──────── Material supplied

# AjayGaneshC/medical-segmentation-pytorch

Hardware: AMD Instinct MI355X
Metric: images/sec (whole node) + val Dice, DUCKNet-17 352x352 at 1/2/4/8 MI355X (higher is better)
Workload: dtype bf16; 1 GPU; model=DUCKNet-17, global_batch=320, per_gpu_batch=320, seq_len=123904, step=SegTrainer.train_step, image_size=352, parallelism=dp1, impl=fused, optimizer=adam, loss=ce, syncbn=False, hipgraph=True

## Files before the change

csrc/bindings.cpp:

```cpp
#include <torch/extension.h>
#include <c10/hip/HIPStream.h>

#include <algorithm>
#include <vector>

#include "launchers.h"

namespace {

hipStream_t cur_stream() { return c10::hip::getCurrentHIPStream().stream(); }

#define CHECK_DEV(t) TORCH_CHECK((t).is_cuda() && (t).is_contiguous(), #t " must be a contiguous GPU tensor")
#define CHECK_BF16(t) CHECK_DEV(t); TORCH_CHECK((t).scalar_type() == at::kBFloat16, #t " must be bf16")
#define CHECK_F32(t) CHECK_DEV(t); TORCH_CHECK((t).scalar_type() == at::kFloat, #t " must be fp32")
#define CHECK_I64(t) CHECK_DEV(t); TORCH_CHECK((t).scalar_type() == at::kLong, #t " must be int64")

inline uint16_t* bf(const at::Tensor& t) { return reinterpret_cast<uint16_t*>(t.data_ptr()); }
inline float* f32(const at::Tensor& t) { return t.data_ptr<float>(); }
inline const float* f32_opt(const c10::optional<at::Tensor>& t) {
  if (!t.has_value() || !t->defined()) return nullptr;
  CHECK_F32(*t);
  return t->data_ptr<float>();
}
inline float* f32_opt_mut(const c10::optional<at::Tensor>& t) { return const_cast<float*>(f32_opt(t)); }
// ... 1602 lines not shown

extern "C" const char* msp_sources_sha();

PYBIND11_MODULE(_C, m) {
  m.doc() = "MI355X (gfx950) HIP kernels for medical_segmentation_pytorch_amd";
  m.def("conv_fwd", &conv_fwd, py::arg("xs"), py::arg("wp"), py::arg("ys"), py::arg("bias"), py::arg("stat_part"),
        py::arg("dims"), py::arg("dy"), py::arg("dx"), py::arg("trans"), py::arg("xc") = OptTensors{},
        py::arg("xrelu") = 0, py::arg("accumulate") = false, py::arg("gy") = OptTensors{},
        py::arg("gs") = OptTensors{}, py::arg("gk") = OptTensors{}, py::arg("grelu") = 0);
  m.def("conv_fwd_bn", &conv_fwd_bn, py::arg("xs"), py::arg("wp"), py::arg("ys"), py::arg("stat_part"), py::arg("dims"),
        py::arg("dy"), py::arg("dx"), py::arg("bn_y"), py::arg("bn_coef"), py::arg("relu"), py::arg("gy") = OptTensors{},
        py::arg("gs") = OptTensors{}, py::arg("gk") = OptTensors{}, py::arg("grelu") = 0);
  m.def("conv_wgrad", &conv_wgrad_t, py::arg("dys"), py::arg("xs"), py::arg("dw"), py::arg("dims"), py::arg("dy"),
        py::arg("dx"), py::arg("trans"), py::arg("xc") = OptTensors{}, py::arg("xrelu") = 0,
        py::arg("gy") = OptTensors{}, py::arg("gs") = OptTensors{}, py::arg("gk") = OptTensors{}, py::arg("grelu") = 0);
  m.def("conv_wgrad_uses_halo", &conv_wgrad_uses_halo_t);
  m.def("conv_pick_mi", &conv_pick_mi);
  m.def("conv_rows_alloc", &conv_rows_alloc);
  m.def("conv_stat_blocks", &conv_stat_blocks_t, py::arg("dims"), py::arg("dy"), py::arg("dx"), py::arg("trans") = false,
        py::arg("bwd") = false, py::arg("bne") = false);
  m.def("conv_uses_halo", &conv_uses_halo_t, py::arg("dims"), py::arg("dy"), py::arg("dx"), py::arg("trans"),
        py::arg("bwd") = false);
  m.def("conv_set_halo", [](bool on) { conv_set_halo(on ? 1 : 0); });
  m.def("conv_set_halo_split", [](int64_t mode) { conv_set_halo_split((int)mode); });
  m.def("conv_set_gemm", [](bool on) { conv_gemm_set(on ? 1 : 0); });
  m.def("conv_gemm_force_cfg", [](int64_t c) { conv_gemm_force_cfg((int)c); });
  m.def("conv_gemm_num_cfgs", []() { return conv_gemm_num_cfgs(); });
  m.def("conv_gemm_stamp_buffer", [](c10::optional<at::Tensor> buf) {
    if (!buf.has_value()) return conv_gemm_stamp_buffer(nullptr, 0);
    TORCH_CHECK(buf->is_cuda() && buf->is_contiguous() && buf->scalar_type() == at::kLong && buf->dim() == 2 &&
                    buf->size(1) == 4, "conv_gemm_stamp_buffer: a contiguous int64 [blocks][4] device tensor");
    return conv_gemm_stamp_buffer(buf->data_ptr(), buf->size(0));
  });
  m.def("conv_set_wgrad_gemm", [](int64_t mode) { conv_wgrad_gemm_set((int)mode); });
  m.def("conv_wgrad_gemm_force_cfg", [](int64_t c) { conv_wgrad_gemm_force_cfg((int)c); });
  m.def("conv_wgrad_gemm_num_cfgs", []() { return conv_wgrad_gemm_num_cfgs(); });
  m.def("conv_uses_wgrad_gemm", [](std::vector<int64_t> dims, std::vector<int64_t> dy, std::vector<int64_t> dx, bool trans) {
    return conv_wgrad_gemm_ok(make_geom(dims, dy, dx), trans);
  });
  m.def("conv_uses_gemm", [](std::vector<int64_t> dims, std::vector<int64_t> dy, std::vector<int64_t> dx, bool trans) {
    return conv_gemm_ok(make_geom(dims, dy, dx), trans);
  });
  m.def("conv_set_phase", [](bool on) { conv_set_phase(on ? 1 : 0); });
  m.def("pack_weight", &pack_weight_t);
  m.def("unpack_wgrad", &unpack_wgrad_t, py::arg("src"), py::arg("dst"), py::arg("nrow"), py::arg("nch"),
        py::arg("T"), py::arg("Cpk"), py::arg("Ktot"), py::arg("t_base"), py::arg("c_base"), py::arg("s_row"),
        py::arg("s_ch"), py::arg("accumulate"), py::arg("nrep") = 1, py::arg("rep_stride") = 0);
  m.def("conv_wgrad_replicas", &conv_wgrad_replicas_t, py::arg("dims"), py::arg("dy"), py::arg("dx"), py::arg("trans"),
        py::arg("bwd") = false, py::arg("pro") = false);
  m.def("pack_batch", &pack_batch_t);
  m.def("pack_per_block", &pack_per_block);
  m.def("bn_partial_blocks", [](int64_t P, int64_t Cp) { return bn_partial_blocks(P, Cp); });
  m.def("sum_stats", &sum_stats_t, py::arg("inputs"), py::arg("out"), py::arg("part"), py::arg("P"), py::arg("Cp"),
        py::arg("coefs") = OptTensors{}, py::arg("relu_mask") = 0);
  m.def("bn_reduce_partials", &bn_reduce_partials_t);
  m.def("bn_reduce_splits", [](int64_t nblk) { return bn_reduce_splits(nblk); });
  m.def("bn_collapse", &bn_collapse_t);
  m.def("bn_finalize", &bn_finalize_t);
  m.def("bn_reduce_finalize", &bn_reduce_finalize_t);
  m.def("bn_reduce_bwd_finalize", &bn_reduce_bwd_finalize_t);
  m.def("bn_rf_chunks", [](int64_t Cp) { return bn_rf_chunks((int)Cp); });
  m.def("bn_act_apply", &bn_act_apply_t);
  m.def("bn_act_apply_relu6", &bn_act_apply_relu6_t);
  m.def("bn_add_act", &bn_add_act_t);
  m.def("gconv_fwd", &gconv_fwd_t);
  m.def("relu6", &relu6_t);
// ... 158 lines not shown
```

csrc/conv_gemm.hip:

```cpp
#include <algorithm>

#include "common.h"
#include "launchers.h"

namespace {

typedef float f32x16_t __attribute__((ext_vector_type(16)));
typedef __attribute__((address_space(3))) void lds_void_t;

DEVI f32x16_t mfma32(const uint4& a, const uint4& b, f32x16_t c) {
#ifdef GK_KO_MFMA
  c[0] += __uint_as_float(a.x ^ b.y);
  return c;
#else
  return __builtin_amdgcn_mfma_f32_32x32x16_bf16(as_bf16x8(a), as_bf16x8(b), c, 0, 0, 0);
#endif
}

DEVI void st_stream8(uint16_t* p, uint32_t lo, uint32_t hi) {
#ifdef GK_KO_STORE
  if (lo == 0x7fc17fc1u && hi == 0x12345678u) *reinterpret_cast<uint2*>(p) = make_uint2(lo, hi);
#else
  *reinterpret_cast<uint2*>(p) = make_uint2(lo, hi);
#endif
}

__device__ __attribute__((aligned(64))) uint4 g_zero_page[4];

DEVI void glds16(const void* src, uint32_t lds) {
#ifdef GK_KO_DMA
  return;
#endif
  unsigned keep;
  asm volatile("s_mov_b32 %0, m0\n\ts_mov_b32 m0, %2\n\ts_nop 0\n\tglobal_load_lds_dwordx4 %1, off\n\ts_mov_b32 m0, %0"
               : "=&s"(keep) : "v"(src), "s"(lds) : "memory");
}

typedef __attribute__((address_space(3))) uint8_t lds_u8_t;

#ifdef GK_STAMP
DEVI unsigned long long gk_clock() {
  unsigned long long t;
  __builtin_amdgcn_sched_barrier(0);
  asm volatile("s_memrealtime %0\n\ts_waitcnt lgkmcnt(0)" : "=s"(t)::"memory");
  __builtin_amdgcn_sched_barrier(0);
  return t;
}
#endif


struct KPos { int t, gi, cl; };

DEVI KPos kpos_init(int k, int Cgi, int Gi) {
  const int Cip = Gi * Cgi;
  KPos p;
  p.t = k / Cip;
  const int rem = k - p.t * Cip;
  p.gi = rem / Cgi;
  p.cl = rem - p.gi * Cgi;
  return p;
}

DEVI void kpos_advance(KPos& p, int by, int Cgi, int Gi) {
  p.cl += by;
  while (p.cl >= Cgi) {
    p.cl -= Cgi;
    if (++p.gi == Gi) { p.gi = 0; ++p.t; }
  }
}

struct GemmGeom {
  long M, OHW;
  int n_co, nk;
  int ps, py, px, OWp;
  long OHWp, OW, OHWf;
  long apitch;
#ifdef GK_STAMP
  unsigned long long* stamp;
  long stamp_cap;
#endif
};

template <int WM, int WN, int FM, int FN, int NS, int BK>
struct GemmCfg {
  static constexpr int NW = WM * WN, NT = 64 * NW;
  static constexpr int TCO = 32 * WM * FM, TPX = 32 * WN * FN;
  static constexpr int ROWB = BK * 2, SLOTS = BK / 8, RPI = 1024 / ROWB;
  static constexpr int A_BYTES = TCO * ROWB, B_BYTES = TPX * ROWB, STAGE = A_BYTES + B_BYTES;
  static constexpr int A_INS = TCO / RPI / NW, B_INS = TPX / RPI / NW;
  static constexpr int LDS = NS * STAGE;
  static_assert(BK == 64 || BK == 32, "stage width");
  static_assert(TCO % (RPI * NW) == 0 && TPX % (RPI * NW) == 0, "tile rows must split evenly over the waves");
  static_assert(2 * WN * TCO * 4 <= NS * STAGE, "stats scratch must fit in the staging LDS");
  static_assert(NS >= 2 && NS <= 5 && (NS - 2) * (A_INS + B_INS) < 64, "pipeline depth / vmcnt range");
  static_assert(NW % 2 == 0, "one logical k slot per lane across the wave's DMA instructions");
  static DEVI int swz(int row) { return BK == 64 ? ((row >> 1) & 7) : ((row >> 2) & 3); }
};

struct TapGrid {
  int kw, y0, ys, x0, xs;
  int akw, ar0, ars, ac0, acs;
};
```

────────────────

> [What the task asks]:
Reproduce exactly every line that sits between the start of the entries and the line bearing "Workload: dtype bf16;", counting both of those lines.

> [Finished exercise]:
# AjayGaneshC/medical-segmentation-pytorch

Hardware: AMD Instinct MI355X
Metric: images/sec (whole node) + val Dice, DUCKNet-17 352x352 at 1/2/4/8 MI355X (higher is better)
Workload: dtype bf16; 1 GPU; model=DUCKNet-17, global_batch=320, per_gpu_batch=320, seq_len=123904, step=SegTrainer.train_step, image_size=352, parallelism=dp1, impl=fused, optimizer=adam, loss=ce, syncbn=False, hipgraph=True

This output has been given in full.